START RECORDS PROVIDED

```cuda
int gnnb_gcn_propagate_bipartite(gnnb_graph_t g, int transposed, const float* x, int64_t D, float* out, void* stream) {
    if (!g) GNNB_FAIL(GNNB_EINVAL, "graph handle is NULL");
    if (!x || !out) GNNB_FAIL(GNNB_EINVAL, "x/out is NULL");
    if (D <= 0) GNNB_FAIL(GNNB_ESIZE, "feature dimension must be positive (got %lld)", (long long)D);
    cudaStream_t st = (cudaStream_t)stream;
    GNNB_TRY(ensure_csr(g, transposed != 0, st));
    GNNB_TRY(ensure_bipartite_gcn_scale(g, transposed != 0, st));
    const Csr& cc = transposed ? g->by_src : g->by_dst;
    SegArgs a;
    a.x = x; a.out = out; a.D = D; a.aggr = GNNB_SUM;
    a.cs = transposed ? g->bip_c_dst : g->bip_c_src;
    a.es = transposed ? g->bip_es_src : g->bip_es_dst;
    a.ct = transposed ? g->bip_c_src : g->bip_c_dst;
    return seg_reduce(g, cc, a, st);
}

int gnnb_propagate_halo(gnnb_graph_t g, int msg, int aggr, const float* x_local, const float* x_halo,
                        int64_t n_local, const float* w, const float* cs, const float* ct, int64_t D, float* out,
                        void* stream) {
    GNNB_TRY(check_common(g, msg, aggr, D, w));
    if (!out) GNNB_FAIL(GNNB_EINVAL, "out is NULL");
// ... 165 lines not shown
```

graphneuralnetworks.jl_b200/csrc/common.cuh:

```cuda
#pragma once
#include <cuda_runtime.h>
#include <stdint.h>
#include <stdio.h>
#include <stdarg.h>
#include <atomic>
#include <mutex>
#include "../../include/gnnb200.h"

namespace gnnb {

void set_error(const char* fmt, ...);
extern std::atomic<int64_t> g_launches;

#define GNNB_CUDA(expr)                                                                   \
    do {                                                                                  \
        cudaError_t _e = (expr);                                                          \
        if (_e != cudaSuccess) {                                                          \
            ::gnnb::set_error("%s failed: %s (%s:%d)", #expr, cudaGetErrorString(_e),     \
                              __FILE__, __LINE__);                                        \
            return (_e == cudaErrorMemoryAllocation) ? GNNB_ENOMEM : GNNB_ECUDA;          \
        }                                                                                 \
    } while (0)

#define GNNB_TRY(expr)                 \
// ... 18 lines not shown

__host__ __device__ static inline uint64_t splitmix64(uint64_t x) {
    x += 0x9E3779B97F4A7C15ull;
    x = (x ^ (x >> 30)) * 0xBF58476D1CE4E5B9ull;
    x = (x ^ (x >> 27)) * 0x94D049BB133111EBull;
    return x ^ (x >> 31);
}

constexpr int kNumSMs = 132;

struct Csr {
    int32_t* rowptr = nullptr;
    int32_t* col = nullptr;
    int32_t* row = nullptr;
    int32_t* eid = nullptr;
    int32_t* long_rows = nullptr;
    int32_t n_long = 0;
    int32_t nrows = 0;
    float* invdeg = nullptr;
    int32_t* items = nullptr;
    int32_t n_items = 0;
    int32_t n_empty = -1;
    float* es = nullptr;
    bool built = false;
};

#ifdef __CUDACC__
__device__ __forceinline__ float fmax_nan(float a, float b) {
    float d;
    asm("max.NaN.f32 %0, %1, %2;" : "=f"(d) : "f"(a), "f"(b));
    return d;
}
__device__ __forceinline__ float softmax_shift(float Mn) { return Mn == -__int_as_float(0x7f800000) ? 0.f : Mn; }
#endif

}

struct gnnb_graph {
    int64_t E = 0;
    int32_t n_src = 0, n_dst = 0;
    int32_t chunk = 128;
    int device = 0;
    int32_t* coo_src = nullptr;
    int32_t* coo_dst = nullptr;
    gnnb::Csr by_dst;
    gnnb::Csr by_src;
    float* ws = nullptr;
    size_t ws_bytes = 0;
    float* ws2 = nullptr;
    size_t ws2_bytes = 0;
    float* gcn_c = nullptr;
    float* bip_c_src = nullptr;
    float* bip_c_dst = nullptr;
    float* bip_es_dst = nullptr;
    float* bip_es_src = nullptr;
    void* host_ws = nullptr;
    size_t host_ws_bytes = 0;
    std::mutex mu;
};

namespace gnnb {
int ensure_ws(gnnb_graph* g, size_t bytes);
int ensure_ws2(gnnb_graph* g, size_t bytes);
int ensure_csr(gnnb_graph* g, bool transposed, cudaStream_t st);
int ensure_invdeg(gnnb_graph* g, Csr& c, cudaStream_t st);
int ensure_items(gnnb_graph* g, const Csr& c, cudaStream_t st);
int ensure_gcn_scale(gnnb_graph* g, bool transposed, cudaStream_t st);
int ensure_bipartite_gcn_scale(gnnb_graph* g, bool transposed, cudaStream_t st);
int rsqrt_exact(float* d, int64_t n, cudaStream_t st);
int run_head_flags(const uint64_t* keys, int64_t E, int32_t* flags, cudaStream_t st);

struct SegArgs {
    const float* x = nullptr;
    const float* x2 = nullptr;
    int32_t split = 0;
    const float* w = nullptr;
    const float* cs = nullptr;
    const float* es = nullptr;
    const float* ct = nullptr;
    float* out = nullptr;
    int64_t D = 0;
    int aggr = GNNB_SUM;
};
int seg_reduce(gnnb_graph* g, const Csr& c, const SegArgs& a, cudaStream_t st);
int permute_edge_values(const Csr& c, int64_t E, const float* coo_vals, int64_t K, float* plan_vals,
                        cudaStream_t st);
int unpermute_edge_values(const Csr& c, int64_t E, const float* plan_vals, int64_t K,
                          float* coo_vals, cudaStream_t st);
}
```

graphneuralnetworks.jl_b200/csrc/plan.cu:

```cuda
#include "common.cuh"
#include <cub/cub.cuh>
#include <thrust/iterator/counting_iterator.h>
#include <thrust/iterator/transform_iterator.h>

namespace gnnb {

static int g_chunk_default = 128;

template <typename T>
__global__ void convert_index_kernel(const T* __restrict__ in, int64_t n, int64_t base, int64_t limit,
                                     int32_t* __restrict__ out, int* __restrict__ bad) {
    int64_t i = (int64_t)blockIdx.x * blockDim.x + threadIdx.x;
    if (i >= n) return;
    int64_t v = (int64_t)in[i] - base;
    if (v < 0 || v >= limit) {
        *bad = 1;
        v = 0;
    }
    out[i] = (int32_t)v;
}

__global__ void iota_kernel(int32_t* out, int64_t n, int32_t start) {
    int64_t i = (int64_t)blockIdx.x * blockDim.x + threadIdx.x;
    if (i < n) out[i] = start + (int32_t)i;
// ... 108 lines not shown
                                    const int32_t* __restrict__ eid, int64_t E, const int32_t* __restrict__ pos,
                                    const int32_t* __restrict__ newid, const int32_t* __restrict__ map,
                                    int32_t* __restrict__ nrow, int32_t* __restrict__ ncol,
                                    int32_t* __restrict__ neid) {
    int64_t k = (int64_t)blockIdx.x * blockDim.x + threadIdx.x;
    if (k >= E) return;
    const int32_t p = pos[k];
    if (pos[k + 1] == p) return;
    nrow[p] = map[row[k]];
    ncol[p] = map[col[k]];
    neid[p] = newid[eid[k]];
}

__global__ void bernoulli_keep_kernel(int64_t n, double p, uint64_t key, uint8_t* __restrict__ keep) {
    int64_t i = (int64_t)blockIdx.x * blockDim.x + threadIdx.x;
    if (i >= n) return;
    const double u = (double)(splitmix64(key + (uint64_t)i) >> 11) * 0x1.0p-53;
    keep[i] = (u < p) ? 0 : 1;
}

static void free_csr(Csr& c) {
    cudaFree(c.rowptr); cudaFree(c.col); cudaFree(c.row); cudaFree(c.eid);
    cudaFree(c.long_rows); cudaFree(c.invdeg); cudaFree(c.items); cudaFree(c.es);
    c = Csr();
}

static int alloc_csr(Csr& c, int64_t E, int32_t nrows, int32_t chunk) {
    c.nrows = nrows;
    GNNB_CUDA(cudaMalloc(&c.rowptr, sizeof(int32_t) * ((size_t)nrows + 1)));
    GNNB_CUDA(cudaMalloc(&c.col, sizeof(int32_t) * (size_t)(E > 0 ? E : 1)));
    GNNB_CUDA(cudaMalloc(&c.row, sizeof(int32_t) * (size_t)(E > 0 ? E : 1)));
    GNNB_CUDA(cudaMalloc(&c.eid, sizeof(int32_t) * (size_t)(E > 0 ? E : 1)));
    GNNB_CUDA(cudaMalloc(&c.long_rows, sizeof(int32_t) * (size_t)(E / chunk + 2)));
    return GNNB_OK;
}

static int find_long_rows(Csr& c, int32_t chunk, cudaStream_t st) {
    int32_t* d_count = nullptr;
    GNNB_CUDA(cudaMalloc(&d_count, sizeof(int32_t)));
    GNNB_CUDA(cudaMemsetAsync(d_count, 0, sizeof(int32_t), st));
    if (c.nrows > 0) {
        long_rows_kernel<<<(unsigned)ceil_div(c.nrows, 256), 256, 0, st>>>(c.rowptr, c.nrows, chunk,
                                                                           c.long_rows, d_count);
        GNNB_LAUNCHED();
    }
    GNNB_CUDA(cudaMemcpyAsync(&c.n_long, d_count, sizeof(int32_t), cudaMemcpyDeviceToHost, st));
// ... 376 lines not shown
```

graphneuralnetworks.jl_b200/csrc/seglean.cu:

```cuda
#include "common.cuh"
#include "segwalk.cuh"
#include <cub/cub.cuh>
#include <math_constants.h>

namespace gnnb {

struct LeanParams {
    const int4* __restrict__ items;
    const int32_t* __restrict__ col;
    const int32_t* __restrict__ row;
    const int32_t* __restrict__ rowptr;
    const float* __restrict__ es;
    const float* __restrict__ cs;
    const float* __restrict__ w;
    const float* __restrict__ ct;
    const float* __restrict__ x;
    const float* __restrict__ x2;
    float* __restrict__ out;
    float* __restrict__ ws;
    int32_t n_items;
    int32_t split;
    int32_t mean;
    float sign;
};

namespace {

__device__ __forceinline__ int chunk_items(const int32_t* __restrict__ rowptr, const int32_t* __restrict__ row, int64_t k,
                                           int C, int E, int nchunks, int4 out[3]) {
    const ChunkBounds b = chunk_bounds(rowptr, row, k, C, E, nchunks);
    if (b.e_begin >= b.e_end) return 0;
    int n = 0;
    int mb = b.e_begin, me = b.e_end;
    if (b.head_partial) {
        const int r0 = __ldg(row + b.e_begin);
        const int re0 = __ldg(rowptr + r0 + 1);
        const int hb = re0 < b.e_end ? re0 : b.e_end;
        out[n++] = make_int4(b.e_begin, hb, (int)(2 * k), 0);
        mb = hb;
    }
    int4 tail = make_int4(0, 0, -1, 0);
    if (mb < b.e_end && b.tail_partial) {
        const int r1 = __ldg(row + b.e_end - 1);
        const int rs1 = __ldg(rowptr + r1);
        const int tb = rs1 > mb ? rs1 : mb;
        me = tb;
// ... 33 lines not shown
    const int64_t r0 = ((int64_t)blockIdx.x * (blockDim.x >> 5) + (threadIdx.x >> 5)) * 32;
    const int64_t r = r0 + lane;
    const bool empty = r < nrows && __ldg(rowptr + r) == __ldg(rowptr + r + 1);
    unsigned m = __ballot_sync(0xffffffffu, empty);
    const float4 v4 = make_float4(v, v, v, v);
    while (m) {
        const int j = __ffs(m) - 1;
        m &= m - 1;
        float* base = out + (size_t)(r0 + j) * D;
        if ((D & 3) == 0 && (reinterpret_cast<uintptr_t>(base) & 15) == 0) {
            for (int64_t f = (int64_t)lane * 4; f < D; f += 128) *reinterpret_cast<float4*>(base + f) = v4;
        } else {
            for (int64_t f = lane; f < D; f += 32) base[f] = v;
        }
    }
}

__global__ void gather_scale_kernel(const int32_t* __restrict__ col, int64_t E, const float* __restrict__ c,
                                    float* __restrict__ es) {
    const int64_t e = (int64_t)blockIdx.x * blockDim.x + threadIdx.x;
    if (e < E) es[e] = __ldg(c + __ldg(col + e));
}

__device__ __forceinline__ float4 f4(float v) { return make_float4(v, v, v, v); }

constexpr int AG_SUM = 0, AG_MEAN = 1, AG_MAX = 2;

template <int SMODE, bool HAS_W, int AGG>
__device__ __forceinline__ float lcomb1(float acc, float v, float s1, float s2, float sign) {
    float m = v;
    if (SMODE != 0) m = __fmul_rn(m, s1);
    if (HAS_W) m = __fmul_rn(m, s2);
    if (AGG == AG_MAX) return fmax_nan(acc, __fmul_rn(m, sign));
    return __fadd_rn(acc, m);
}
template <int SMODE, bool HAS_W, int AGG>
__device__ __forceinline__ float4 lcomb(float4 a, float4 v, float s1, float s2, float sign) {
    return make_float4(lcomb1<SMODE, HAS_W, AGG>(a.x, v.x, s1, s2, sign), lcomb1<SMODE, HAS_W, AGG>(a.y, v.y, s1, s2, sign),
                       lcomb1<SMODE, HAS_W, AGG>(a.z, v.z, s1, s2, sign), lcomb1<SMODE, HAS_W, AGG>(a.w, v.w, s1, s2, sign));
}
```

END RECORDS PROVIDED

§ **WHAT IS REQUIRED**
The task calls for all lines in the entries that hold "double".

§ **RESULT FOR THIS TASK**
__global__ void bernoulli_keep_kernel(int64_t n, double p, uint64_t key, uint8_t* __restrict__ keep) {
    const double u = (double)(splitmix64(key + (uint64_t)i) >> 11) * 0x1.0p-53;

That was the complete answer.